#### EXERCISE DESCRIPTION
Copy, from the entries below, each line where the word "assign" can be found.

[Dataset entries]
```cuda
static std::string build_source_full(const amwg_model* md, const std::vector<double>& consts, unsigned long long n_chains, int sm_count,
                                     double norm_c0, Source& src) {
  if (md->comp_prog && md->n_terms > 0) return "the model steps with a term cache";
  const int D = md->n_comp, P = md->n_params;
  if (D > 65535 || P > 255) return "too many components / parameters";
  int max_dim0 = 1;
  for (int p = 0; p < P; ++p) if (md->params[p].n_comp > 1) max_dim0 = std::max(max_dim0, std::max(md->params[p].dim0, 2));
  std::string err;
  Plan& pl = src.plan;
  pl = Plan();
  pl.col_smem_off.assign(md->n_columns, -1);
  unsigned off = 0;
  for (int c = 0; c < md->n_columns; ++c) {
    const unsigned bytes = pad16(std::max<size_t>(sizeof(double) * (size_t)md->columns[c].n, 16));
    if (off + bytes > kResidentBudget) return "the data does not fit in shared memory";
    pl.col_smem_off[c] = (int)off; pl.res_col.push_back(c); pl.res_off.push_back((int)off); pl.res_bytes.push_back((int)bytes);
    off += bytes;
  }
  pl.n_res = (int)pl.res_col.size();
  pl.bern_mask_off.assign(std::max(md->n_plates, 0), -1);
  std::vector<long long> bm_plate;
  for (int q = 0; q < md->n_plates; ++q) {
    const amwg_plate& pq = md->plates[q];
    if (pq.kind != AMWG_PLATE_BERN_IID || pq.n < 1 || pq.col[0] < 0 || pq.col[0] >= md->n_columns) continue;
    if (pq.iparam[2] < 0 || (long long)pq.iparam[2] + pq.n > md->columns[pq.col[0]].n) return "a plate runs past its column";
    off = (unsigned)pad16(off);
    pl.bern_mask_off[q] = (int)off; bm_plate.push_back(q);
    off += 4u * (unsigned)((pq.n + 31) / 32 + 1);
  }
  { std::string e = choose_shape(pl, off, sizeof(double) * (size_t)D, n_chains, sm_count); if (!e.empty()) return e; }

  std::ostringstream tables, funcs;
  int table_counter = 0, total_insns = 0;
  GenCtx gc;
  gc.md = md; gc.consts = &consts; gc.tables = &tables; gc.table_counter = &table_counter; gc.plan = &pl;
  const int n_var = md->n_variant_comps ? (1 << md->n_variant_comps) : 1;
  auto emit_program = [&](int pc, const std::string& name, bool derived) -> std::string {
    Inst it;
    if (!decode_program(md, pc, it.ins, nullptr, err)) return "program: " + err;
    total_insns += (int)it.ins.size();
    if (total_insns > kMaxGeneratedInsns) return "the programs are too long to specialise";
    std::vector<Inst> inst{it};
    Emitter em;
    std::vector<Term> terms; std::vector<std::string> cands; std::vector<std::pair<int, std::string>> der;
    std::string why;
    if (!emit_range(gc, inst, 0, it.ins.size(), "m", derived ? CTX_DERIVED : CTX_FULL, em, terms, cands, der, why)) return why;
    if (!em.scopes.empty()) return "unterminated loop";
    if (derived) {
      funcs << "__device__ __forceinline__ void " << name << "(unsigned char* smem, const double* __restrict__ sp, const unsigned long long ss, double* der) {\n" << em.os.str();
      for (auto& d : der) { if (d.first < 0 || d.first >= md->n_derived) return std::string("derived index out of range"); funcs << "    der[" << d.first << "] = " << d.second << ";\n"; }
      funcs << "  (void)smem;\n}\n";
    } else {
      funcs << "__device__ " << (it.ins.size() > 600 ? "__noinline__" : "__forceinline__") << " double " << name
            << "(unsigned char* smem, const double* __restrict__ sp, const unsigned long long ss, const int moved, const double val) {\n    double lp = 0.0;\n"
            << em.os.str() << "    (void)smem;\n    return lp;\n}\n";
    }
    return "";
  };
  for (int v = 0; v < n_var; ++v) {
    const int pc = md->n_variant_comps ? md->variant_logpost[v] : md->logpost_prog;
    std::string e = emit_program(pc, "jit_prog_" + std::to_string(v), false);
    if (!e.empty()) return "log_post: " + e;
  }
  if (md->n_derived > 0)
    for (int v = 0; v < n_var; ++v) {
      const int pc = md->n_variant_comps ? (md->variant_derived ? md->variant_derived[v] : -1) : md->derived_prog;
      if (pc < 0) return "a configuration has no derived program";
      std::string e = emit_program(pc, "jit_der_" + std::to_string(v), true);
      if (!e.empty()) return "derived: " + e;
    }
  auto variant_expr = [&](bool with_moved) {
    std::string e = "0";
    for (int k = 0; k < md->n_variant_comps; ++k) {
      const std::string c = std::to_string(md->variant_comps[k]);
      e += " | ((" + (with_moved ? "CM(" + c + ")" : "ST(" + c + ")") + " != 0.0) ? " + std::to_string(1 << k) + " : 0)";
    }
    return e;
  };
  funcs << "__device__ __forceinline__ double jit_logpost(unsigned char* smem, const double* __restrict__ sp, const unsigned long long ss, const int moved, const double val) {\n";
  if (n_var == 1) funcs << "  return jit_prog_0(smem, sp, ss, moved, val);\n";
  else {
    funcs << "  switch (" << variant_expr(true) << ") {\n";
    for (int v = 0; v < n_var; ++v) funcs << "    case " << v << ": return jit_prog_" << v << "(smem, sp, ss, moved, val);\n";
    funcs << "  }\n  return CUDART_NAN;\n";
  }
  funcs << "}\n";
  if (md->n_derived > 0) {
    funcs << "__device__ __forceinline__ void jit_derived(unsigned char* smem, const double* __restrict__ sp, const unsigned long long ss, double* der) {\n";
    if (n_var == 1) funcs << "  jit_der_0(smem, sp, ss, der);\n";
    else {
      funcs << "  switch (" << variant_expr(false) << ") {\n";
      for (int v = 0; v < n_var; ++v) funcs << "    case " << v << ": jit_der_" << v << "(smem, sp, ss, der); break;\n";
      funcs << "  }\n";
    }
    funcs << "}\n";
  }
  std::ostringstream t2;
  emit_param_tables(t2, md);
  auto int_table = [&](const char* qual, const char* name, const std::vector<long long>& v) {
    t2 << qual << " " << name << "[" << std::max<size_t>(v.size(), 1) << "] = {";
    for (size_t i = 0; i < v.size(); ++i) t2 << (i ? "," : "") << v[i];
    if (v.empty()) t2 << "0";
    t2 << "};\n";
  };
  std::vector<long long> a1, b1, c1;
  for (int k = 0; k < pl.n_res; ++k) { a1.push_back(pl.res_off[k]); b1.push_back(pl.res_col[k]); c1.push_back(pl.res_bytes[k]); }
  int_table("__constant__ unsigned", "JRES_OFF", a1); int_table("__constant__ int", "JRES_COL", b1); int_table("__constant__ unsigned", "JRES_BYTES", c1);
  {
    std::vector<long long> bd, bn, bo;
    for (long long q : bm_plate) {
      const amwg_plate& pq = md->plates[q];
      bd.push_back(pl.col_smem_off[pq.col[0]] + 8 * pq.iparam[2]); bn.push_back(pq.n); bo.push_back(pl.bern_mask_off[q]);
    }
    int_table("__constant__ unsigned", "JBERN_DATA", bd); int_table("__constant__ int", "JBERN_N", bn); int_table("__constant__ unsigned", "JBERN_MASK", bo);
  }
  t2 << "__device__ const long long KCB[" << std::max(md->n_consts, 1) << "] = {";
  for (int i = 0; i < md->n_consts; ++i) t2 << (i ? "," : "") << bits(consts[i]);
  if (md->n_consts == 0) t2 << "0LL";
  t2 << "};\n#define KC(i) __longlong_as_double(KCB[i])\n";
  unsigned long long res_total = 0;
  for (int k = 0; k < pl.n_res; ++k) res_total += (unsigned)pl.res_bytes[k];
  std::ostringstream pre;
  pre << "#define JFULL 1\n#define JD " << D << "\n#define JP " << P << "\n#define JTHREADS " << pl.threads << "\n#define JMINB " << pl.minblocks
      << "\n#define JWS_SMEM " << pl.ws_smem << "\n#define JWS_OFF " << pl.ws_off << "\n#define JN_DERIVED " << md->n_derived << "\n#define JMAX_DIM0 " << max_dim0
      << "\n#define JMAXCOL " << kMaxColumns << "\n#define JN_BERN " << bm_plate.size() << "\n#define JN_RES " << pl.n_res << "\n#define JRES_TOTAL_BYTES " << res_total << "u\n#define JNORM_C0 " << lit(norm_c0)
      << "\n#define AMWG_REAL 0\n#define AMWG_INT 1\n#define AMWG_BINARY 2\n";
  src.prelude = pre.str();
  src.generated = "namespace amwg {\n#define LD(o) lds_f64_sa(smem_u32(smem) + (o))\n" + t2.str() + tables.str() + funcs.str() + "}  // namespace amwg\n";
  src.full = true;
  return "";
}

typedef int nvrtcResult_t;
typedef struct _nvrtcProgram* nvrtcProgram_t;
struct Nvrtc {
  void* h = nullptr;
  nvrtcResult_t (*CreateProgram)(nvrtcProgram_t*, const char*, const char*, int, const char* const*, const char* const*) = nullptr;
  nvrtcResult_t (*DestroyProgram)(nvrtcProgram_t*) = nullptr;
  nvrtcResult_t (*CompileProgram)(nvrtcProgram_t, int, const char* const*) = nullptr;
  nvrtcResult_t (*GetCUBINSize)(nvrtcProgram_t, size_t*) = nullptr;
  nvrtcResult_t (*GetCUBIN)(nvrtcProgram_t, char*) = nullptr;
  nvrtcResult_t (*GetProgramLogSize)(nvrtcProgram_t, size_t*) = nullptr;
  nvrtcResult_t (*GetProgramLog)(nvrtcProgram_t, char*) = nullptr;
  const char* (*GetErrorString)(nvrtcResult_t) = nullptr;
  std::string error;
};

static Nvrtc* nvrtc() {
// ... 113 lines not shown
```

bayes.js_b200/csrc/amwg_jit_kernel.cuh:

```cuda
#pragma once

namespace amwg {

struct JitArgs {
  ChainArrays a;
  SweepArgs sa;
  const double* col[JMAXCOL];
  const unsigned char* adapting;
};

#define TV(t) wk[(unsigned long long)(t) * ws]
#define TC(t) wk[(unsigned long long)(JNT + (t)) * ws]
#define BP(c) wk[(unsigned long long)(2 * JNT + (c)) * ws]
#define BC(c) wk[(unsigned long long)(2 * JNT + JD + (c)) * ws]
#define ST(c) sp[(unsigned long long)(c) * ss]

}

#include "amwg_jit_generated.inc"

namespace amwg {
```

#### EXERCISE RESULT
  pl.col_smem_off.assign(md->n_columns, -1);
  pl.bern_mask_off.assign(std::max(md->n_plates, 0), -1);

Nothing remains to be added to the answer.